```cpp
bool ers2_sp_supported(int OH, int OW, int cs_in, int mid, int cs_out) {
  return cs_in == 16 && mid == 64 && cs_out == 32 && OH > 0 && OW > 0 && OH % ES_TH == 0 && OW % ES_TW == 0;
}

void launch_ers2_sp(const void* x, int N, int H, int W, int OH, int OW, int pad_t, int pad_l, int cs_in, int mid,
                    int cs_out, const void* wexp, const float* bexp, const void* wpwl, const float* bpwl, void* y,
                    double flops, double bytes, hipStream_t s) {
  M2S_CHECK(N > 0 && ers2_sp_supported(OH, OW, cs_in, mid, cs_out), "ers2_sp: unsupported shape");
  Es2Args a;
  a.x = static_cast<const bf16_t*>(x);
  a.wexp = static_cast<const bf16_t*>(wexp);
  a.bexp = bexp;
  a.wpwl = static_cast<const bf16_t*>(wpwl);
  a.bpwl = bpwl;
  a.y = static_cast<bf16_t*>(y);
  a.y8 = nullptr;
  a.N = N;
  a.H = H;
  a.W = W;
  a.OH = OH;
  a.OW = OW;
  a.pad_t = pad_t;
  a.pad_l = pad_l;
  a.tiles_x = OW / ES_TW;
  a.tiles_y = OH / ES_TH;
  launch_cfg_sp<16, 64, 32>(a, flops, bytes, s);
}

void launch_ers2_fused(const bf16_t* x, int N, int H, int W, int OH, int OW, int pad_t, int pad_l, int cs_in, int mid,
                       int cs_out, const bf16_t* wexp, const float* bexp, const bf16_t* wpwl, const float* bpwl,
                       bf16_t* y, double flops, double bytes, hipStream_t s, uint8_t* y8) {
  M2S_CHECK(N > 0 && ers2_fused_supported(OH, OW, cs_in, mid, cs_out, 9 * cs_in, mid), "ers2_fused: unsupported shape");
  Es2Args a;
  a.x = x;
  a.wexp = wexp;
  a.bexp = bexp;
  a.wpwl = wpwl;
  a.bpwl = bpwl;
  a.y = y;
  a.y8 = y8;
  a.N = N;
  a.H = H;
  a.W = W;
  a.OH = OH;
  a.OW = OW;
  a.pad_t = pad_t;
  a.pad_l = pad_l;
  a.tiles_x = OW / ES_TW;
  a.tiles_y = OH / ES_TH;
  if (cs_in == 16) {
    if (y8) launch_cfg<16, 64, 32, true>(a, flops, bytes, s);
    else launch_cfg<16, 64, 32, false>(a, flops, bytes, s);
  } else {
    if (y8) launch_cfg<32, 128, 64, true>(a, flops, bytes, s);
    else launch_cfg<32, 128, 64, false>(a, flops, bytes, s);
  }
}

}
```

Before: 52440 rtMRI frames/s.

## Software-pipeline LDS fragment reads with explicit lgkmcnt waits in fused conv kernels

Adds an LDS pipelining helper that issues ds_read_b128 with immediate offsets a few fragments ahead and waits on lgkmcnt counts, then uses it in the er_sp and ers2 fused kernels. This replaces compiler-scheduled LDS loads with an explicit prefetch schedule. It also prefetches the next step's B operands during the MFMAs, preloads the bias and skip tensors, and defers the weight DMA issue to mid-stage on high-priority waves. The goal is to hide LDS latency behind MFMA work. The cost is more registers and hand-tuned waitcnt logic that could hurt occupancy or correctness.

```diff
diff --git a/mri-to-speech_amd/csrc/er_sp_fused.hip b/mri-to-speech_amd/csrc/er_sp_fused.hip
--- a/mri-to-speech_amd/csrc/er_sp_fused.hip
+++ b/mri-to-speech_amd/csrc/er_sp_fused.hip
@@ -1,6 +1,7 @@
 #include <algorithm>
 
 #include "kernels.hpp"
+#include "lds_pipe.hpp"
 #include "prof.hpp"
 
 namespace m2s {
@@ -14,21 +15,30 @@
 __device__ __forceinline__ uint32_t lds_off(const void* p) {
   return (uint32_t)(size_t)(const __attribute__((address_space(3))) char*)p;
 }
-__device__ __forceinline__ uint2 lds_u2(const void* p) {
+[[maybe_unused]] __device__ __forceinline__ uint2 lds_u2(const void* p) {
   uint2 r;
   asm volatile("ds_read_b64 %0, %1\n\ts_waitcnt lgkmcnt(0)" : "=v"(r) : "v"(lds_off(p)));
   return r;
 }
-__device__ __forceinline__ float4 lds_f4(const void* p) {
+[[maybe_unused]] __device__ __forceinline__ float4 lds_f4(const void* p) {
   float4 r;
   asm volatile("ds_read_b128 %0, %1\n\ts_waitcnt lgkmcnt(0)" : "=v"(r) : "v"(lds_off(p)));
   return r;
 }
+#ifndef ERSP_PIPE
+#define ERSP_PIPE 4
+#endif
+#ifndef ERSP_LATE
+#define ERSP_LATE 1
+#endif
+#ifndef ERSP_OVL
+#define ERSP_OVL 2
+#endif
 template <int N>
 __device__ __forceinline__ void wait_vm() {
   asm volatile("s_waitcnt vmcnt(%0)" ::"n"(N) : "memory");
 }
-__device__ __forceinline__ bf16x8 frag(const char* p) { return *reinterpret_cast<const bf16x8*>(p); }
+[[maybe_unused]] __device__ __forceinline__ bf16x8 frag(const char* p) { return *reinterpret_cast<const bf16x8*>(p); }
 __device__ __forceinline__ f32x4 mfma(bf16x8 a, bf16x8 b, f32x4 c) {
   return __builtin_amdgcn_mfma_f32_16x16x32_bf16(a, b, c, 0, 0, 0);
 }
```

○ ○ ○ ○ ○

• Your instructions:
Please restate every line of the records exactly.

• Solution to the exercise:
```cpp
bool ers2_sp_supported(int OH, int OW, int cs_in, int mid, int cs_out) {
  return cs_in == 16 && mid == 64 && cs_out == 32 && OH > 0 && OW > 0 && OH % ES_TH == 0 && OW % ES_TW == 0;
}

void launch_ers2_sp(const void* x, int N, int H, int W, int OH, int OW, int pad_t, int pad_l, int cs_in, int mid,
                    int cs_out, const void* wexp, const float* bexp, const void* wpwl, const float* bpwl, void* y,
                    double flops, double bytes, hipStream_t s) {
  M2S_CHECK(N > 0 && ers2_sp_supported(OH, OW, cs_in, mid, cs_out), "ers2_sp: unsupported shape");
  Es2Args a;
  a.x = static_cast<const bf16_t*>(x);
  a.wexp = static_cast<const bf16_t*>(wexp);
  a.bexp = bexp;
  a.wpwl = static_cast<const bf16_t*>(wpwl);
  a.bpwl = bpwl;
  a.y = static_cast<bf16_t*>(y);
  a.y8 = nullptr;
  a.N = N;
  a.H = H;
  a.W = W;
  a.OH = OH;
  a.OW = OW;
  a.pad_t = pad_t;
  a.pad_l = pad_l;
  a.tiles_x = OW / ES_TW;
  a.tiles_y = OH / ES_TH;
  launch_cfg_sp<16, 64, 32>(a, flops, bytes, s);
}

void launch_ers2_fused(const bf16_t* x, int N, int H, int W, int OH, int OW, int pad_t, int pad_l, int cs_in, int mid,
                       int cs_out, const bf16_t* wexp, const float* bexp, const bf16_t* wpwl, const float* bpwl,
                       bf16_t* y, double flops, double bytes, hipStream_t s, uint8_t* y8) {
  M2S_CHECK(N > 0 && ers2_fused_supported(OH, OW, cs_in, mid, cs_out, 9 * cs_in, mid), "ers2_fused: unsupported shape");
  Es2Args a;
  a.x = x;
  a.wexp = wexp;
  a.bexp = bexp;
  a.wpwl = wpwl;
  a.bpwl = bpwl;
  a.y = y;
  a.y8 = y8;
  a.N = N;
  a.H = H;
  a.W = W;
  a.OH = OH;
  a.OW = OW;
  a.pad_t = pad_t;
  a.pad_l = pad_l;
  a.tiles_x = OW / ES_TW;
  a.tiles_y = OH / ES_TH;
  if (cs_in == 16) {
    if (y8) launch_cfg<16, 64, 32, true>(a, flops, bytes, s);
    else launch_cfg<16, 64, 32, false>(a, flops, bytes, s);
  } else {
    if (y8) launch_cfg<32, 128, 64, true>(a, flops, bytes, s);
    else launch_cfg<32, 128, 64, false>(a, flops, bytes, s);
  }
}

}
```

Before: 52440 rtMRI frames/s.

## Software-pipeline LDS fragment reads with explicit lgkmcnt waits in fused conv kernels

Adds an LDS pipelining helper that issues ds_read_b128 with immediate offsets a few fragments ahead and waits on lgkmcnt counts, then uses it in the er_sp and ers2 fused kernels. This replaces compiler-scheduled LDS loads with an explicit prefetch schedule. It also prefetches the next step's B operands during the MFMAs, preloads the bias and skip tensors, and defers the weight DMA issue to mid-stage on high-priority waves. The goal is to hide LDS latency behind MFMA work. The cost is more registers and hand-tuned waitcnt logic that could hurt occupancy or correctness.

```diff
diff --git a/mri-to-speech_amd/csrc/er_sp_fused.hip b/mri-to-speech_amd/csrc/er_sp_fused.hip
--- a/mri-to-speech_amd/csrc/er_sp_fused.hip
+++ b/mri-to-speech_amd/csrc/er_sp_fused.hip
@@ -1,6 +1,7 @@
 #include <algorithm>
 
 #include "kernels.hpp"
+#include "lds_pipe.hpp"
 #include "prof.hpp"
 
 namespace m2s {
@@ -14,21 +15,30 @@
 __device__ __forceinline__ uint32_t lds_off(const void* p) {
   return (uint32_t)(size_t)(const __attribute__((address_space(3))) char*)p;
 }
-__device__ __forceinline__ uint2 lds_u2(const void* p) {
+[[maybe_unused]] __device__ __forceinline__ uint2 lds_u2(const void* p) {
   uint2 r;
   asm volatile("ds_read_b64 %0, %1\n\ts_waitcnt lgkmcnt(0)" : "=v"(r) : "v"(lds_off(p)));
   return r;
 }
-__device__ __forceinline__ float4 lds_f4(const void* p) {
+[[maybe_unused]] __device__ __forceinline__ float4 lds_f4(const void* p) {
   float4 r;
   asm volatile("ds_read_b128 %0, %1\n\ts_waitcnt lgkmcnt(0)" : "=v"(r) : "v"(lds_off(p)));
   return r;
 }
+#ifndef ERSP_PIPE
+#define ERSP_PIPE 4
+#endif
+#ifndef ERSP_LATE
+#define ERSP_LATE 1
+#endif
+#ifndef ERSP_OVL
+#define ERSP_OVL 2
+#endif
 template <int N>
 __device__ __forceinline__ void wait_vm() {
   asm volatile("s_waitcnt vmcnt(%0)" ::"n"(N) : "memory");
 }
-__device__ __forceinline__ bf16x8 frag(const char* p) { return *reinterpret_cast<const bf16x8*>(p); }
+[[maybe_unused]] __device__ __forceinline__ bf16x8 frag(const char* p) { return *reinterpret_cast<const bf16x8*>(p); }
 __device__ __forceinline__ f32x4 mfma(bf16x8 a, bf16x8 b, f32x4 c) {
   return __builtin_amdgcn_mfma_f32_16x16x32_bf16(a, b, c, 0, 0, 0);
 }
```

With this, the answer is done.